Tubular Bells didn’t actually make it to number one for nearly a year and a half after release – in fact it ended up deposing its own follow-up Hergest Ridge – by which time Robert Wyatt’s barrel rolling take on “I’m A Believer”, featuring Nick Mason of Pink Floyd on drums and production, had given the label a surprise proper singles chart hit in September 1974. Neither of those breakthroughs really swayed the label much from its cosmic adventurer path, meaning its early output was most often a case of throwing straws in the air, possibly in several movements and in odd timings. The occasional import, not least a long association with Captain Beefheart and Can’s attempt from 1975 to achieve a level of commerciality (oddly partly through their version of “Silent Night”), sneaks in but for the most part the representatives here are of an often eccentric and usually very British bent.

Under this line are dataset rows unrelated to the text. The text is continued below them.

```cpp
struct FastArgs {
    const uint8_t* win;
    uint32_t len, n;
    uint32_t K, depth, lazy1, lazy2, tile;
    uint32_t dmax;
    uint32_t nent, nk;
    const uint32_t *idx, *epos, *kidx, *kpos, *krun;
    const uint8_t* rows;
    const uint8_t* rlen;
    const uint64_t* rdist;
    const uint64_t* wmask;
    const uint16_t* kmeta;
    const uint16_t* kw;
    const uint8_t* wsnap;
    const uint32_t* ORD;
    const uint64_t* stext;
    const uint32_t* runstart;
    const uint32_t* hpre;
    uint32_t far;
    uint32_t near;
    uint32_t near1;
    uint32_t extra;
    uint64_t* cl;
    uint32_t *ccnt, *cnew;
    uint32_t rounds;
    uint32_t* farv;
    uint64_t *vbits, *kbits;
    uint64_t* v1;
    uint64_t* k1;
    uint64_t* tbits;
    uint32_t* ev;
    uint8_t *ty, *nl, *pt;
    uint64_t* sbits;
    uint8_t *mfb, *efb;
    uint8_t* dirty;
// ... 166 lines not shown
            }
        }
        if (p < kPre) return;
        const uint32_t d = j - rs;
        rlen[p - kPre] = (uint8_t)(d < 255 ? d : 255);
    }
};
struct FastKw {
    const uint8_t* win;
    const uint32_t* kpos;
    uint32_t nk;
    uint16_t* kw;
    ORZ_HD void operator()(size_t s) const {
        if (s >= nk) return;
        const uint32_t u = kpos[s];
        kw[s] = (uint16_t)(win[u] | (win[u + 1] << 8));
    }
};
struct FastWordMasks {
    const uint32_t *kpos, *kkeys, *krun;
    const uint16_t* kw;
    const uint8_t* wsnap;
    uint32_t nk;
    uint64_t* wmask;
    uint16_t* kmeta;
    static size_t lds_bytes() { return 128 * 2; }
    template <class W>
    ORZ_D void operator()(W& w) const {
        uint16_t* kwL = (uint16_t*)w.lds();
        const uint32_t lane = w.lane();
        const int64_t base = (int64_t)w.block() * 64 - 64;
        for (uint32_t e = lane; e < 128; e += 64) {
            const int64_t s = base + e;
            kwL[e] = s >= 0 && s < (int64_t)nk ? kw[s] : 0;
        }
        w.sync();
        const uint32_t s = w.block() * 64 + lane;
        if (s >= nk) return;
        const uint32_t u = kpos[s];
        if (u < kPre) return;
        const uint32_t key = kkeys[s], rk = fast_min(64u, s - krun[key]);
        const uint32_t me = 64 + lane, wv = kwL[me];
        uint64_t m = 0;
        for (uint32_t t = 0; t < rk; t++) m |= (uint64_t)(kwL[me - 1 - t] == wv) << (63 - t);
        const uint32_t excl = rk && kpos[s - 1] == u - 1;
        const uint32_t snap = ((uint32_t)wsnap[key * 2] | ((uint32_t)wsnap[key * 2 + 1] << 8)) == wv;
        wmask[u - kPre] = m;
        kmeta[u - kPre] = (uint16_t)(rk | (excl << 7) | (snap << 8));
    }
};
struct HistCountWave {
    const uint8_t* win;
    const uint8_t* S;
    uint32_t* hcm;
    static size_t lds_bytes() { return 256 * 4; }
    template <class W>
    ORZ_D void operator()(W& w) const {
        uint32_t* cnt = (uint32_t*)w.lds();
        const uint32_t u = w.block(), lane = w.lane();
        for (uint32_t c = lane; c < 256; c += 64) cnt[c] = 0;
        w.sync();
        const uint32_t x0 = u * kSub + lane * 64;
        for (uint32_t k = 0; k < 64; k++) {
            const uint32_t x = x0 + k - 1;
            if (x0 + k == 0 || x < 1 || x >= kPre) continue;
            if (S[x]) atom_add32(&cnt[hash1(win, x - 1)], 1);
        }
        w.sync();
        for (uint32_t c = lane; c < 256; c += 64) hcm[(size_t)u * 256 + c] = cnt[c];
    }
};
// ... 40 lines not shown
        uint32_t v = gsum[(size_t)g * 256 + c];
        for (uint32_t r = g * 64; r < rows && r < g * 64 + 64; r++) {
            out[(size_t)r * 256 + c] = v;
            v += in[(size_t)r * 256 + c];
        }
        if (g * 64 + 64 >= rows) out[(size_t)rows * 256 + c] = v;
    }
};
constexpr uint32_t kRecText = 12;
ORZ_D uint32_t rec_pos(uint64_t hi) { return (uint32_t)(hi >> 32); }
ORZ_D uint32_t rec_lcp(uint64_t lo_a, uint64_t hi_a, uint64_t lo_b, uint64_t hi_b) {
    const uint64_t x0 = lo_a ^ lo_b;
    if (x0) return (uint32_t)ctz64(x0) >> 3;
    const uint32_t x1 = (uint32_t)(hi_a ^ hi_b);
    return x1 ? 8 + ((uint32_t)ctz64((uint64_t)x1) >> 3) : kRecText;
}
struct FastRowsWave {
    const uint8_t* win;
    const uint32_t* epos;
    const uint64_t* stext;
    const uint8_t* rlen;
    uint32_t nent, K;
    uint8_t* rows;
    uint64_t* rdist;
    static constexpr uint32_t kOutStride = 72;
    static size_t lds_bytes(uint32_t K) { return (size_t)(64 + K) * 16 + 64 * kOutStride; }
    template <class W>
    ORZ_D void operator()(W& w) const {
        uint64_t* t0 = (uint64_t*)w.lds();
        uint64_t* t1 = t0 + (64 + K);
        uint8_t* outL = (uint8_t*)(t1 + (64 + K));
        const uint32_t lane = w.lane();
        const int64_t base = (int64_t)w.block() * 64 - K;
        for (uint32_t e = lane; e < 64 + K; e += 64) {
            const int64_t s = base + e;
            uint64_t a = 0, b = 0;
            if (s >= 0 && s < (int64_t)nent) { a = stext[2 * s]; b = stext[2 * s + 1]; }
            t0[e] = a; t1[e] = b;
        }
        w.sync();
        const uint32_t me = K + lane;
        const uint32_t p = rec_pos(t1[me]);
        const bool mine = (int64_t)w.block() * 64 + lane < (int64_t)nent && p >= kPre;
        const uint32_t r = mine ? fast_min(K, rlen[p - kPre]) : 0;
        const uint64_t a0 = t0[me], a1 = t1[me];
        const uint64_t a2 = mine ? ldu64(win + p + kRecText) : 0;
        if (mine) {
            uint64_t codes = 0;
            for (uint32_t m = 0; m < 8; m++) {
                const uint32_t k = r ? fast_min(dist_sample(m), r - 1) : 0;
                const uint32_t code = r ? dist_code_up(p - rec_pos(t1[me - 1 - k])) : 255u;
                codes |= (uint64_t)code << (8 * m);
            }
            rdist[p - kPre] = codes;
        }
        const uint32_t cols = K < 64 ? K : 64;
        const uint32_t parts = cols / 16;
        for (uint32_t c0 = 0; c0 < K; c0 += cols) {
            for (uint32_t k0 = 0; k0 < cols; k0 += 8) {
                uint32_t ll[8], lq[8];
                uint64_t yy[8];
#pragma unroll
                for (uint32_t kk = 0; kk < 8; kk++) {
                    const uint32_t k = c0 + k0 + kk;
                    ll[kk] = 0; lq[kk] = 0;
                    if (k < r) {
                        const uint32_t e = me - 1 - k;
                        const uint64_t hi = t1[e];
                        ll[kk] = rec_lcp(t0[e], hi, a0, a1);
                        lq[kk] = rec_pos(hi);
                    }
                }
#pragma unroll
                for (uint32_t kk = 0; kk < 8; kk++) yy[kk] = ll[kk] == kRecText ? ldu64(win + lq[kk] + kRecText) : 0;
                uint64_t pack = 0;
#pragma unroll
                for (uint32_t kk = 0; kk < 8; kk++) {
// ... 251 lines not shown
                    else if (rnd == a.rounds) {
                        g_scan_hist[1][sb]++;
                        if (a.farv[i] != fv) { g_scan_hist[2][sb]++; g_scan_hist[3][popc64(wbits) < 63 ? popc64(wbits) : 63]++; }
                    }
                }
#endif
        }
        return fv;
    }
    ORZ_D uint32_t position_of(size_t tid) const {
        const uint32_t span = hi - lo, T = a.tile;
        if ((a.dbg & 2048) || span <= T) return lo + (uint32_t)tid;
        const uint32_t nch = (span + T - 1) / T, s_last = span - (nch - 1) * T;
        if (tid < s_last) return lo + (nch - 1) * T + (uint32_t)tid;
        const uint32_t u = (uint32_t)tid - s_last, k = u / T, off = u - k * T;
        const uint32_t c = k == 0 ? nch - 2 : k - 1;
        return lo + c * T + off;
    }
    ORZ_HD void operator()(size_t tid) const {
        const uint32_t p = position_of(tid);
        if (p >= hi) return;
        const uint8_t* win = a.win;
        const uint32_t i = p - kPre;
        const uint32_t rl = a.rlen[i];
        const bool first = p >= r1lo;
        const bool longrun = rl > kFastK;
        const uint32_t t = i / a.tile, rnd = step > t ? step - t : 0;
        bool scan = longrun && (rnd <= 1 || rnd == a.rounds);
        if (a.dbg & (12 | 128 | 256)) {
            if ((a.dbg & 8) || ((a.dbg & 4) && rnd > 1)) scan = false;
            if ((a.dbg & 128) && rnd <= 1) scan = false;
            if (a.dbg & 256) scan = longrun && (rnd == 2 || rnd == a.rounds);
        }
        if ((a.dbg & 16) && scan && rnd > 1) {
            const uint64_t sw = bits_at(a.sbits, (int64_t)i - 2);
            const bool rel = ((sw >> 2) & 1) || (((sw >> 1) & 1) && i >= 1 && a.ty[i - 1] == kTyMatch) || ((sw & 1) && i >= 2 && a.ty[i - 2] == kTyMatch);
            if (!rel) scan = false;
        }
        const bool dirty = a.dirty[i] != 0 || (a.dbg & 1);
        const uint32_t c = hash1(win, p - 1);
        const uint32_t* hz = a.hz + ((size_t)(i / kSub) * 256 + c) * 4;
        const uint32_t h4 = hz[0], h4was = hz[2];
        const bool need = p >= r2lo || dirty || scan;
#if !defined(__HIPCC__) && !defined(ORZ_EMU_THREADS)
        g_eval_stats[0]++;
        if (first) g_eval_stats[2]++; else if (dirty) g_eval_stats[3]++; else if (scan) g_eval_stats[4]++;
#endif
        if (!need && h4was == h4) return;
        const uint64_t codes = a.rdist[i];
        const DistBracket d4 = dist_valid(codes, p > h4 ? p - h4 : 0);
        bool moved = false;
        if (!first && h4was != h4) {
            const DistBracket o4 = dist_valid(codes, p > h4was ? p - h4was : 0);
            moved = o4.sure != d4.sure || o4.limit != d4.limit || d4.sure < fast_min(fast_min(kFastK, rl), d4.limit);
        }
        if (!need && !moved) return;
#if !defined(__HIPCC__) && !defined(ORZ_EMU_THREADS)
        g_eval_stats[1]++;
#endif
        const uint32_t j = a.idx[p], kj = a.kidx[p], r = fast_min(kFastK, rl);
        const uint32_t km = a.kmeta[i], rk = km & 0x7f;
        const uint64_t wm = a.wmask[i];
        const uint32_t h5 = hz[1];
        uint32_t rw[kFastK / 4];
        {
            const uint32_t* src = reinterpret_cast<const uint32_t*>(a.rows + (size_t)i * kFastK);
#pragma unroll
            for (uint32_t q = 0; q < kFastK / 16; q++) {
                if (r > q * 16) {
#pragma unroll
                    for (uint32_t d = 0; d < 4; d++) rw[q * 4 + d] = src[q * 4 + d];
                } else {
#pragma unroll
                    for (uint32_t d = 0; d < 4; d++) rw[q * 4 + d] = 0;
                }
            }
        }
        uint64_t mask = r ? bits_at(a.vbits, (int64_t)j - 64) : 0;
        uint64_t kmask = rk ? bits_at(a.kbits, (int64_t)kj - 64) : 0;
        if (r < 64) mask = r ? mask & (~0ull << (64 - r)) : 0;
        const uint64_t wbits = mask;
        const DistBracket d5 = dist_valid(codes, p > h5 ? p - h5 : 0);
        uint32_t v4 = count_from(d4, r, j, h4);
        if (a.dbg & 2) v4 = 64;
        const uint32_t span = fast_min(r, v4);
// ... 201 lines not shown
    uint32_t c0, nc;
    ORZ_HD void operator()(size_t tid) const {
        const uint32_t c = c0 + (uint32_t)(tid / kEntries), e = (uint32_t)(tid % kEntries);
        if (c >= c0 + nc) return;
        const uint32_t end = chunk_end(c, a.len);
        uint32_t x = kPre + c * kSub + e;
        while (x < end) {
            const uint32_t s = (x - kPre) / kSeg64;
            x = seg_end(s, a.len) + a.x0[x - kPre];
        }
        a.x1[(size_t)c * kEntries + e] = (uint8_t)(x >= end ? x - end : 0);
    }
};
ORZ_D uint32_t pad68(uint32_t x) { return (x >> 6) * 68 + (x & 63); }
ORZ_D void st8_pad68(uint8_t* tab, uint32_t x, uint64_t v) {
    uint32_t* d = reinterpret_cast<uint32_t*>(tab + pad68(x));
    d[0] = (uint32_t)v; d[1] = (uint32_t)(v >> 32);
}
struct PathUpWave {
    FastArgs a;
    uint32_t c0;
    uint32_t decide = 0, nup = 0;
    FastRetireDone done{};
    static size_t lds_bytes() { return 2 * 64 * 68 + 64; }
    template <class W>
    ORZ_D void operator()(W& w) const {
        if (decide && w.block() >= nup) {
            const uint32_t t = (w.block() - nup) * 64 + w.lane();
            done((size_t)t);
            return;
        }
        uint8_t* nlL = w.lds();
        uint8_t* x0L = nlL + 64 * 68 + 32;
        const uint32_t c = c0 + w.block() / 4, part = w.block() & 3, lane = w.lane();
        const uint32_t cs = kPre + c * kSub, clen = chunk_end(c, a.len) - cs;
        uint64_t w5[8][5];
        if (decide) {
#pragma unroll
            for (uint32_t k = 0; k < 8; k++) {
                const uint32_t x = (k * 64 + lane) * 8;
                const uint64_t* ew = reinterpret_cast<const uint64_t*>(a.ev + (cs - kPre) + (x < clen ? x : 0));
#pragma unroll
                for (uint32_t q = 0; q < 5; q++) w5[k][q] = ew[q];
            }
        }
#pragma unroll
        for (uint32_t k = 0; k < 8; k++) {
            const uint32_t x = (k * 64 + lane) * 8;
            if (!decide) {
                st8_pad68(nlL, x, x < clen ? *reinterpret_cast<const uint64_t*>(a.nl + (cs - kPre) + x) : 0);
                continue;
            }
            uint64_t nlw = 0, tyw = 0;
            if (x < clen) {
                const uint32_t i0 = (cs - kPre) + x;
                uint32_t e[10];
#pragma unroll
                for (uint32_t q = 0; q < 10; q++) {
                    const uint32_t v = (uint32_t)(w5[k][q >> 1] >> (32 * (q & 1)));
                    e[q] = cs + x + q < a.len ? v : 0;
                }
#pragma unroll
                for (uint32_t q = 0; q < 8; q++) {
                    const uint32_t p = cs + x + q;
                    const uint32_t d = p < a.len ? fast_decide(p, a.len, e[q], e[q + 1], e[q + 2]) : 0;
                    tyw |= (uint64_t)(d & 0xff) << (8 * q);
                    nlw |= (uint64_t)((d >> 8) & 0xff) << (8 * q);
                }
                if ((x >> 10) == part) {
                    if (x + 8 <= clen) {
                        *reinterpret_cast<uint64_t*>(a.ty + i0) = tyw;
                        *reinterpret_cast<uint64_t*>(a.nl + i0) = nlw;
                    } else {
                        for (uint32_t q = 0; x + q < clen; q++) { a.ty[i0 + q] = (uint8_t)(tyw >> (8 * q)); a.nl[i0 + q] = (uint8_t)(nlw >> (8 * q)); }
                    }
                }
            }
            st8_pad68(nlL, x, nlw);
        }
        w.sync();
        {
            const uint32_t s0 = lane * 64;
            if (s0 < clen) {
                const uint32_t s1 = fast_min(s0 + 64, clen), sl = s1 - s0;
                uint32_t adv[16];
                const uint32_t* row = reinterpret_cast<const uint32_t*>(nlL + lane * 68);
#pragma unroll
                for (uint32_t q = 0; q < 16; q++) adv[q] = row[q];
                uint8_t* xrow = x0L + lane * 68;
#pragma unroll
                for (uint32_t k = 0; k < 64; k++) {
                    const uint32_t p = 63 - k;
                    if (p < sl) {
                        const uint32_t d = (adv[p >> 2] >> (8 * (p & 3))) & 0xff, x = p + (d ? d : 1);
                        xrow[p] = x >= sl ? (uint8_t)(x - sl) : xrow[x];
                    }
                }
            }
        }
        w.sync();
        for (uint32_t k = part * 2; k < part * 2 + 2; k++) {
            const uint32_t x = (k * 64 + lane) * 8;
            if (x >= clen) continue;
            const uint32_t* src = reinterpret_cast<const uint32_t*>(x0L + pad68(x));
            *reinterpret_cast<uint64_t*>(a.x0 + (cs - kPre) + x) = (uint64_t)src[0] | ((uint64_t)src[1] << 32);
        }
        w.sync();
        if (lane < 60) {
            const uint32_t e = part * 60 + lane;
            uint32_t x = e;
            while (x < clen) {
                const uint32_t s1 = fast_min(((x >> 6) + 1) * 64, clen);
                x = s1 + x0L[pad68(x)];
            }
            a.x1[(size_t)c * kEntries + e] = (uint8_t)(x - clen);
        }
    }
};
struct PathMarkWave {
    FastArgs a;
    uint32_t c0;
    static constexpr uint32_t kTab = 64 * 68 + 32;
    static size_t lds_bytes() { return 3 * kTab + (65 * 68 + 12) + 256 * 4; }
    template <class W>
    ORZ_D void operator()(W& w) const {
        uint8_t* nlL = w.lds();
        uint8_t* x0L = nlL + kTab;
        uint8_t* tyL = x0L + kTab;
        uint8_t* wL = tyL + kTab;
        uint32_t* cnt = (uint32_t*)(wL + 65 * 68 + 12);
        const uint32_t c = c0 + w.block(), lane = w.lane();
        const uint32_t cs = kPre + c * kSub, clen = chunk_end(c, a.len) - cs;
        for (uint32_t k = lane; k < 256; k += 64) cnt[k] = 0;
        {
            uint64_t v[8], u[8], t[8], b[8];
#pragma unroll
            for (uint32_t k = 0; k < 8; k++) {
                const uint32_t x = (k * 64 + lane) * 8;
// ... 966 lines not shown
```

Of course there’s plenty that doesn’t work – step forward Steve York’s Camelo Pardalis, a jazz all-star outfit as unwieldy as their name – and more than enough unnecessarily complex prog in its various forms, usually featuring Steve Hillage on guitar, but alongside those lie Kevin Coyne’s Van Morrison-esque, right down to the voice, take on eccentric folk-blues boogie, David Bedford’s Oldfield-aided outer space orchestrations and the pleasingly peculiar individual worldview poetry of Ivor Cutler. Meanwhile “Let’s Eat (Real Soon)” by Hatfield And The North, psych-proggers from the Canterbury scene that launched Wyatt and Kevin Ayers, sounds guitar solo aside a lot like Gorky’s Zygotic Mynci a decade or more ahead of time. Even more outre is the single contribution from the collaborative album between Henry Cow and Slapp Happy, whose carnival avant-rock makes Gong sound like Art Garfunkel, but a more reliable signpost ahead while still ploughing their own furrow were those making shapes with primitive synths. Edgar Froese of Tangerine Dream’s “Epsilon In Malaysian Pale” sketched out a tropical haze with Mellotron while the shivering synth tones of White Noise, David Vorhaus’ early experimental electronic project, sounded like nothing else not coming from the BBC Radiophonic Workshop, whose pioneering composer Delia Derbyshire was an early collaborator on the project.

Electronic music would return to the roster in due course; in the meantime it was 1977 and, like most of the London underground scene, Virgin were having an epiphany.